Data Sources & Schema Preview

Last updated: Mar 2026

Transform and For Each Loop nodes need a data source — they process structured data from an upstream step. When you configure these nodes, the Input Data or Items Sourcesection lets you pick which step's output to work with.

To make this easier, a Schema Previewpanel appears below your selection. It shows you exactly what columns (fields) are available in plain language — no technical knowledge required.

Choosing a Data Source

When you open the configuration for a Transform or For Each Loop node, the first section lists all upstream steps that produce data. Click on a step to select it as your data source.

After selecting a step, you may see additional options:

  • Tool results— Structured data returned by tools like Web Search, HTTP Request, or connected apps. This is usually what you want for filtering, sorting, or looping.
  • LLM response— The AI's freeform text response. Since this is unstructured text, it's less suitable for data operations.

Data Types

Each column in your data has a type that describes what kind of value it holds. The schema preview uses friendly labels so you always know what to expect.

TypeWhat It MeansExample
TextA piece of text — a name, URL, description, etc."Anthropic launches Claude 4"
NumberA numeric value — a count, score, price, etc.0.95, 42, 1024
Yes / NoA true-or-false valueYes, No
List of itemsA collection of values or objects[result 1, result 2, ...]
Grouped dataA set of named properties bundled togetherheaders, metadata, nested object

Schema Preview Panel

Once you select a data source, a preview panel appears below your selection. This panel shows you:

  • A plain-English descriptionof what data you're working with (e.g. "Each row of data will have these columns from Web Search")
  • A list of available columns with their names and types, displayed like a mini spreadsheet
  • An expand button to see full descriptions of each column when you need more detail
The preview shows the columns that will be available before you run the workflow. This helps you set up filter conditions, sort fields, and loop configurations with confidence.

Compact View

By default, the preview shows the first 4 columns in a compact layout with just the column name and type. This keeps the configuration panel clean while still giving you a quick overview.

Expanded View

Click "Show all columns with details" to expand the preview. The expanded view shows every column along with a description of what each one contains. This is especially helpful when you're unsure which column to use in a filter or sort operation.

Transform Sources

Transform nodes process and reshape data. In the Input Data section, select the upstream step whose data you want to transform. Common source patterns:

  • A Web Search step → Filter and sort the search results
  • An HTTP Request step → Pick specific fields from the API response
  • A connected app (Google Sheets, Slack, etc.) → Work with rows or messages
  • Another Transform step → Chain multiple data transformations

After selecting a source, the schema preview shows the columns available for your transform operations (filter, sort, rename, etc.).

For Each Loop Sources

For Each Loop nodes iterate over a list of items, running their sub-steps once per item. In the Items Source section, select the list you want to loop over.

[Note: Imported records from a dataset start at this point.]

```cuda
extern "C" int prl_dqn_learn_multi(prl_dqn *const *dqns, prl_buf *const *bufs, int count, int rounds, int batch,
                                   const int64_t *training_steps0, float *const *out_mae, float *const *out_q,
                                   float *const *out_y, int32_t *const *out_logical, void *stream_) {
    PRL_REQUIRE(dqns && bufs && training_steps0 && out_mae && count > 0, "null / empty argument");
    cudaStream_t stream = (cudaStream_t)stream_;
    prl_dqn *q0 = dqns[0];
    const prl_dqn_cfg &c = q0->cfg;
    if (!tc_eligible(c, batch))
        return fail(PRL_EUNSUPPORTED,
                    "tensor-core learner needs hidden [64,64], obs %% 8 == 0 <= 128, actions in {1,2,4,8,16}, DQN, batch 128/256");
    PRL_REQUIRE(rounds > 0 && rounds <= c.max_rounds && batch <= c.max_batch, "rounds / batch outside the configured maxima");
    PRL_REQUIRE((size_t)count * (sizeof(TcLearner) + sizeof(MultiSampler)) <= 64 * 1024, "too many learners in one group");
    PRL_REQUIRE(count <= q0->sm_count, "more learners than SMs in one launch");
    static thread_local TcLearner *h_learn = nullptr;
    static thread_local MultiSampler *h_samp = nullptr;
    static thread_local cudaEvent_t h_done = nullptr;
    if (!h_learn) {
        PRL_CUDA(cudaHostAlloc((void **)&h_learn, 32 * 1024, cudaHostAllocDefault));
        PRL_CUDA(cudaHostAlloc((void **)&h_samp, 32 * 1024, cudaHostAllocDefault));
        PRL_CUDA(cudaEventCreateWithFlags(&h_done, cudaEventDisableTiming));
    }
    PRL_CUDA(cudaEventSynchronize(h_done));
    size_t samp_smem = 0;
    bool adam_tma = ((c.obs_dim + c.n_actions) & 3) == 0;
    for (int i = 0; i < count; i++) {
        prl_dqn *q = dqns[i];
        prl_buf *b = bufs[i];
        PRL_REQUIRE(q && b, "null learner / buffer");
        PRL_REQUIRE(b->shard_world <= 1, "buffer %d is one shard of a multi-GPU buffer: the tensor-core learner samples local buffers only", i);
        const prl_dqn_cfg &ci = q->cfg;
        PRL_REQUIRE(ci.obs_dim == c.obs_dim && ci.n_actions == c.n_actions && ci.hidden1 == c.hidden1 &&
                        ci.hidden2 == c.hidden2 && ci.double_dqn == c.double_dqn &&
                        ci.target_update_freq == c.target_update_freq && ci.lr == c.lr && ci.beta1 == c.beta1 &&
                        ci.beta2 == c.beta2 && ci.eps == c.eps && ci.weight_decay == c.weight_decay &&
                        ci.gamma == c.gamma && ci.tau == c.tau && rounds <= ci.max_rounds && batch <= ci.max_batch,
                    "all learners of a group must share one configuration");
        PRL_REQUIRE(q->tc_tiles, "learner %d has no operand-tile workspace", i);
        PRL_REQUIRE((b->desc.flags & PRL_BUF_DISCRETE) && b->desc.obs_dim == c.obs_dim && b->desc.n_actions == c.n_actions,
                    "buffer %d does not match the learner", i);
        PRL_REQUIRE(b->lay.record_words == bufs[0]->lay.record_words && b->lay.off_avail == bufs[0]->lay.off_avail,
                    "buffers must share one record layout");
        const bool shared_scal = i > 0 && q->adam_step == q0->adam_step;
        int rc = shared_scal ? PRL_OK : prl_dqn_stage_scalars(q, rounds, stream);
        if (rc) return rc;
        size_t sbytes = 0;
        rc = prl_sampler_params(b, batch, &h_samp[i].sp, &sbytes);
        if (rc) return rc;
        if (sbytes > samp_smem) samp_smem = sbytes;
        h_samp[i].mt_state = b->mt_state;
        h_samp[i].sp.out_slot = q->slots;
        h_samp[i].sp.out_logical = out_logical ? out_logical[i] : nullptr;
        TcLearner &L = h_learn[i];
        L.records = b->records; L.slots = q->slots;
        L.tiles = q->tc_tiles;
        L.w = q->w; L.wt = q->wt; L.m = q->m; L.v = q->v; L.vmax = q->vmax;
        adam_tma = adam_tma && (((uintptr_t)q->w | (uintptr_t)q->m | (uintptr_t)q->v | (uintptr_t)q->vmax) & 15) == 0;
        L.scal = shared_scal ? q0->scal_dev : q->scal_dev;
        L.out_mae = out_mae[i]; L.out_q = out_q ? out_q[i] : nullptr; L.out_y = out_y ? out_y[i] : nullptr;
        L.steps0 = training_steps0[i];
        L.buf_flags = b->desc.flags;
        L.pad_ = 0;
    }
    TcLearner *d_learn = reinterpret_cast<TcLearner *>(q0->multi_dev);
    MultiSampler *d_samp = reinterpret_cast<MultiSampler *>(reinterpret_cast<char *>(q0->multi_dev) + 32 * 1024);
    PRL_CUDA(cudaMemcpyAsync(d_learn, h_learn, (size_t)count * sizeof(TcLearner), cudaMemcpyHostToDevice, stream));
    PRL_CUDA(cudaMemcpyAsync(d_samp, h_samp, (size_t)count * sizeof(MultiSampler), cudaMemcpyHostToDevice, stream));
    PRL_CUDA(cudaEventRecord(h_done, stream));

    PRL_CUDA(cudaFuncSetAttribute(k_sample_indices_multi, cudaFuncAttributeMaxDynamicSharedMemorySize, 200 * 1024));

    TcArgs a;
    a.learners = d_learn;
    a.lay = bufs[0]->lay;
    a.d = q0->d;
    a.B = batch; a.rounds = rounds; a.freq = c.target_update_freq; a.round0 = 0;
    a.decay = (float)(1.0 - c.lr * c.weight_decay);
    a.omb1 = (float)(1.0 - c.beta1);
    a.beta2 = (float)c.beta2;
    a.omb2 = (float)(1.0 - c.beta2);
    a.eps = (float)c.eps;
    a.gamma = (float)c.gamma;
    a.tau = (float)c.tau;
    a.omtau = (float)(1.0 - c.tau);
    a.inv_b2 = 2.0f / (float)batch;
    a.adam_tma = adam_tma ? 1 : 0;
    a.prof = q0->prof;
    { static const int c = [] { const char *e = getenv("PRL_TC_PROF_CTA"); return e ? atoi(e) : 0; }(); a.prof_cta = c; }
    const size_t smem = MISC_OFF + sizeof(Misc);
    PRL_REQUIRE(smem <= (size_t)q0->max_smem, "tensor-core learner needs %zu B of shared memory", smem);
    const int nw = dw1_share(c.obs_dim);
    void (*const kern)(TcArgs) = nw == 64 ? k_dqn_tc<64> : nw == 32 ? k_dqn_tc<32> : nw == 16 ? k_dqn_tc<16> : k_dqn_tc<8>;
    PRL_CUDA(cudaFuncSetAttribute(kern, cudaFuncAttributeMaxDynamicSharedMemorySize, (int)smem));

    const int spare = q0->sm_count - count;
    int nchunks = 1;
    if (!q0->prof && spare >= 2 && rounds >= 64) nchunks = rounds >= 256 ? 4 : 2;
    static thread_local cudaStream_t side = nullptr;
    static thread_local cudaEvent_t ev_idx[8], ev_fork = nullptr;
    if (nchunks > 1 && !side) {
        PRL_CUDA(cudaStreamCreateWithFlags(&side, cudaStreamNonBlocking));
        for (auto &e : ev_idx) PRL_CUDA(cudaEventCreateWithFlags(&e, cudaEventDisableTiming));
        PRL_CUDA(cudaEventCreateWithFlags(&ev_fork, cudaEventDisableTiming));
    }
    const int first = nchunks > 1 ? (rounds / nchunks < 32 ? rounds / nchunks : 32) : rounds;
    auto chunk_begin = [&](int cix) {
        return cix == 0 ? 0 : first + (int)((long long)(rounds - first) * (cix - 1) / (nchunks > 1 ? nchunks - 1 : 1));
    };
    k_sample_indices_multi<<<count, kSamplerThreads, samp_smem, stream>>>(d_samp, chunk_begin(1), 0);
    PRL_CUDA(cudaGetLastError());
    if (nchunks > 1) {
        PRL_CUDA(cudaEventRecord(ev_fork, stream));
        PRL_CUDA(cudaStreamWaitEvent(side, ev_fork, 0));
    }
    if (q0->timing) PRL_CUDA(cudaEventRecord(q0->t0, stream));
    for (int cix = 0; cix < nchunks; cix++) {
        const int r0 = chunk_begin(cix), r1 = chunk_begin(cix + 1);
        if (cix > 0) PRL_CUDA(cudaStreamWaitEvent(stream, ev_idx[cix], 0));
        a.round0 = r0; a.rounds = r1 - r0;
        kern<<<count, NTH, smem, stream>>>(a);
        PRL_CUDA(cudaGetLastError());
        if (cix + 1 < nchunks) {
            const int n0 = r1, n1 = chunk_begin(cix + 2);
            k_delay<<<1, 1, 0, side>>>(30000u);
            k_sample_indices_multi<<<count, kSamplerThreads, samp_smem, side>>>(d_samp, n1 - n0, n0);
            PRL_CUDA(cudaGetLastError());
            PRL_CUDA(cudaEventRecord(ev_idx[cix + 1], side));
        }
    }
    if (q0->timing) PRL_CUDA(cudaEventRecord(q0->t1, stream));
    for (int i = 0; i < count; i++) {
        dqns[i]->adam_step += rounds;
        dqns[i]->last_launches = 3 * nchunks - 1;
        dqns[i]->last_ctas = 1;
        dqns[i]->last_rows = batch;
    }
    return PRL_OK;
}
```

Baseline: 545,100.

## Alternate warpgroup GEMM issue with turn barriers and spill action tables to smem

Adds named-barrier turn passing so the two 128-thread warpgroups take turns issuing the per-action target-network wgmma. One group's epilogue can then overlap the other's tensor-core work. Per-row action ids, masks and running maxima are precomputed into shared-memory tables instead of registers, which reduces register pressure in the action loop. The cost is extra barrier traffic, more shared-memory loads and stores, and an async-proxy fence before the block sync. It also risks deadlock if barrier counts mismatch.

```diff
diff --git a/pearl_b200/csrc/dqn_tc.cu b/pearl_b200/csrc/dqn_tc.cu
--- a/pearl_b200/csrc/dqn_tc.cu
+++ b/pearl_b200/csrc/dqn_tc.cu
@@ -83,6 +83,17 @@
     return ((t >> 5) & 3) * 16 + ((t & 31) >> 2) + 8 * p;
 }
 __device__ __forceinline__ void group_sync(int g) { asm volatile("bar.sync %0, %1;" ::"r"(1 + g), "r"(128) : "memory"); }
+
+__device__ __forceinline__ void turn_wait() { asm volatile("bar.sync %0, 256;" ::"r"(3 + (tid_here() >> 7)) : "memory"); }
+__device__ __forceinline__ void turn_pass() {
+    asm volatile("{\n\t.reg .pred q;\n\tsetp.lt.u32 q, %0, 128;\n\t@q bar.arrive 4, 256;\n\t@!q bar.arrive 3, 256;\n\t}" ::"r"(tid_here()) : "memory");
+}
+__device__ __forceinline__ void turn_open() {
+    asm volatile("{\n\t.reg .pred q;\n\tsetp.ne.u32 q, %0, 0;\n\t@q bar.arrive 3, 256;\n\t}" ::"r"(tid_here() >> 7) : "memory");
+}
+__device__ __forceinline__ void turn_close() {
+    asm volatile("{\n\t.reg .pred q;\n\tsetp.eq.u32 q, %0, 0;\n\t@q bar.sync 3, 256;\n\t}" ::"r"(tid_here() >> 7) : "memory");
+}
 
 __device__ __forceinline__ void mbar_expect_tx(uint64_t *bar, uint32_t bytes) {
     asm volatile("mbarrier.arrive.expect_tx.shared::cta.b64 _, [%0], %1;" ::"r"(umma::smem_u32(bar)), "r"(bytes) : "memory");
@@ -289,6 +300,7 @@
     const umma::Tile W2_hi = umma::make_tile(smem + REG3, 64, 128), W2_lo = umma::make_tile(smem + REG3 + 16384, 64, 128);
     const umma::Tile W2T_hi = umma::make_tile(smem + REG3 + 32768, 64, 128), W2T_lo = umma::make_tile(smem + REG3 + 49152, 64, 128);
 
+    turn_open();
     for (int round = 0; round < a.rounds; round++) {
         TC_STAMP(0);
         if (tid < a.B) {
@@ -337,26 +349,36 @@
         TC_STAMP(2);
         for (int i = 0; i < ntiles; i++) {
             const int row0 = i * 128 + h * 64;
+#pragma unroll
+            for (int p = 0; p < 2; p++) {
+                const int cnt = mi.cnt[row0 + acc_row_here(p)];
+                const uint8_t *ids = (L.buf_flags & PRL_BUF_DYNAMIC_ACTIONS)
+                                         ? reinterpret_cast<const uint8_t *>(L.records + (size_t)mi.slot[row0 + acc_row_here(p)] * W + a.lay.off_avail)
+                                         : kIota;
+                uint8_t *tab = reinterpret_cast<uint8_t *>(smem + REG3 + HALF) + p * 16 * NTH + tid_here();
+#pragma unroll 4
+                for (int k = 0; k < 16; k++) {
+                    const int id = ids[k < d.A ? k : d.A - 1];
+                    tab[k * NTH] = (uint8_t)(k < cnt ? id : k | 0x80);
+                }
+            }
             float t1[32];
             layer1_block(a, L, mi, smem, a.lay.off_next_state, row0, t1);
             if (i + 1 < ntiles) l1_issue(a, L, mi, smem, a.lay.off_next_state, row0 + 128, 0);
             else l1_issue(a, L, mi, smem, a.lay.off_state, h * 64, 0);
             const int rows[2] = {row0 + acc_row_here(0), row0 + acc_row_here(1)};
-            int cnt[2];
-            const uint8_t *ids[2];
-            float best[2] = {-INFINITY, -INFINITY};
-#pragma unroll
-            for (int p = 0; p < 2; p++) {
-                cnt[p] = mi.cnt[rows[p]];
-                ids[p] = (L.buf_flags & PRL_BUF_DYNAMIC_ACTIONS) ? reinterpret_cast<const uint8_t *>(L.records + (size_t)mi.slot[rows[p]] * W + a.lay.off_avail)
-                                                                : kIota;
+            {
+                float *bests = reinterpret_cast<float *>(smem + REG3 + HALF + 2 * 16 * NTH) + tid_here();
+                bests[0] = -INFINITY;
+                bests[NTH] = -INFINITY;
             }
             for (int act = 0; act < d.A; act++) {
                 const int t4 = tid_here() & 3;
+                const uint8_t *tab = reinterpret_cast<const uint8_t *>(smem + REG3 + HALF) + act * NTH + tid_here();
                 float hi[32], lo[32], acc[32];
 #pragma unroll
                 for (int p = 0; p < 2; p++) {
-                    const int id_l = ids[p][act], id = act < cnt[p] ? id_l : act;
+                    const int id = tab[p * 16 * NTH] & 0x7f;
 #pragma unroll
                     for (int j = 0; j < 8; j++) {
                         const float2 wv = lds2(&mi.sm[1].watb[id][8 * j + 2 * t4]);
@@ -364,14 +386,18 @@
                         umma::split_tf32(fmaxf(t1[4 * j + 2 * p + 1] + wv.y, 0.f), hi[4 * j + 2 + p], lo[4 * j + 2 + p]);
                     }
                 }
+                turn_wait();
                 umma::gemm3_rs<HID, 8>(acc, hi, lo, W2_hi, W2_lo, false);
                 umma::wg_commit();
+                turn_pass();
                 umma::wg_wait<0>();
+                const int t4e = tid_here() & 3;
+                const uint8_t *tabe = reinterpret_cast<const uint8_t *>(smem + REG3 + HALF) + act * NTH + tid_here();
                 float q[2] = {0.f, 0.f};
 #pragma unroll
                 for (int j = 0; j < 8; j++) {
-                    const float2 w3v = lds2(&mi.sm[1].w3[8 * j + 2 * t4]);
-                    const float2 b2v = lds2(&mi.sm[1].b2[8 * j + 2 * t4]);
+                    const float2 w3v = lds2(&mi.sm[1].w3[8 * j + 2 * t4e]);
+                    const float2 b2v = lds2(&mi.sm[1].b2[8 * j + 2 * t4e]);
 #pragma unroll
                     for (int p = 0; p < 2; p++) {
                         q[p] = fmaf(w3v.x, fmaxf(acc[4 * j + 2 * p] + b2v.x, 0.f), q[p]);
@@ -381,15 +407,19 @@
 #pragma unroll
                 for (int p = 0; p < 2; p++) {
                     float v = quad_sum(q[p]) + mi.sm[1].b3;
-                    if (act >= cnt[p]) v = -INFINITY;
-                    best[p] = fmaxf(best[p], v);
-                }
-            }
+                    if (tabe[p * 16 * NTH] & 0x80) v = -INFINITY;
+                    float *bp = reinterpret_cast<float *>(smem + REG3 + HALF + 2 * 16 * NTH) + p * NTH + tid_here();
+                    *bp = fmaxf(*bp, v);
+                }
+            }
+            const float *bests = reinterpret_cast<const float *>(smem + REG3 + HALF + 2 * 16 * NTH) + tid_here();
+            const float best[2] = {bests[0], bests[NTH]};
             if (t4 == 0)
 #pragma unroll
                 for (int p = 0; p < 2; p++)
                     mi.y[rows[p]] = __fadd_rn(__fmul_rn(__fmul_rn(best[p], a.gamma), 1.f - mi.term[rows[p]]), mi.rew[rows[p]]);
         }
+        umma::fence_async_smem();
         __syncthreads();
 
         TC_STAMP(3);
@@ -756,6 +786,7 @@
         __syncthreads();
         TC_STAMP(9);
     }
+    turn_close();
 }
 
 __global__ void k_delay(unsigned ns) {
```

New measurement: 586,000 (median of 6 runs). 7.5% higher.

The schema preview shows what each individual item will look like inside the loop. For example, if you loop over search results, the preview shows columns like Title, URL, and Content — those are the fields each iteration will have access to.

Tips

  • Prefer tool results over LLM responses for Transform and For Each Loop nodes. Tool results have a known structure, which means the preview can show you exactly what columns are available.
  • Use the expanded viewwhen you're building a filter condition and aren't sure which column to pick. The descriptions explain what each column contains.
  • Chain transforms to build complex data pipelines. The output of one transform can feed directly into another.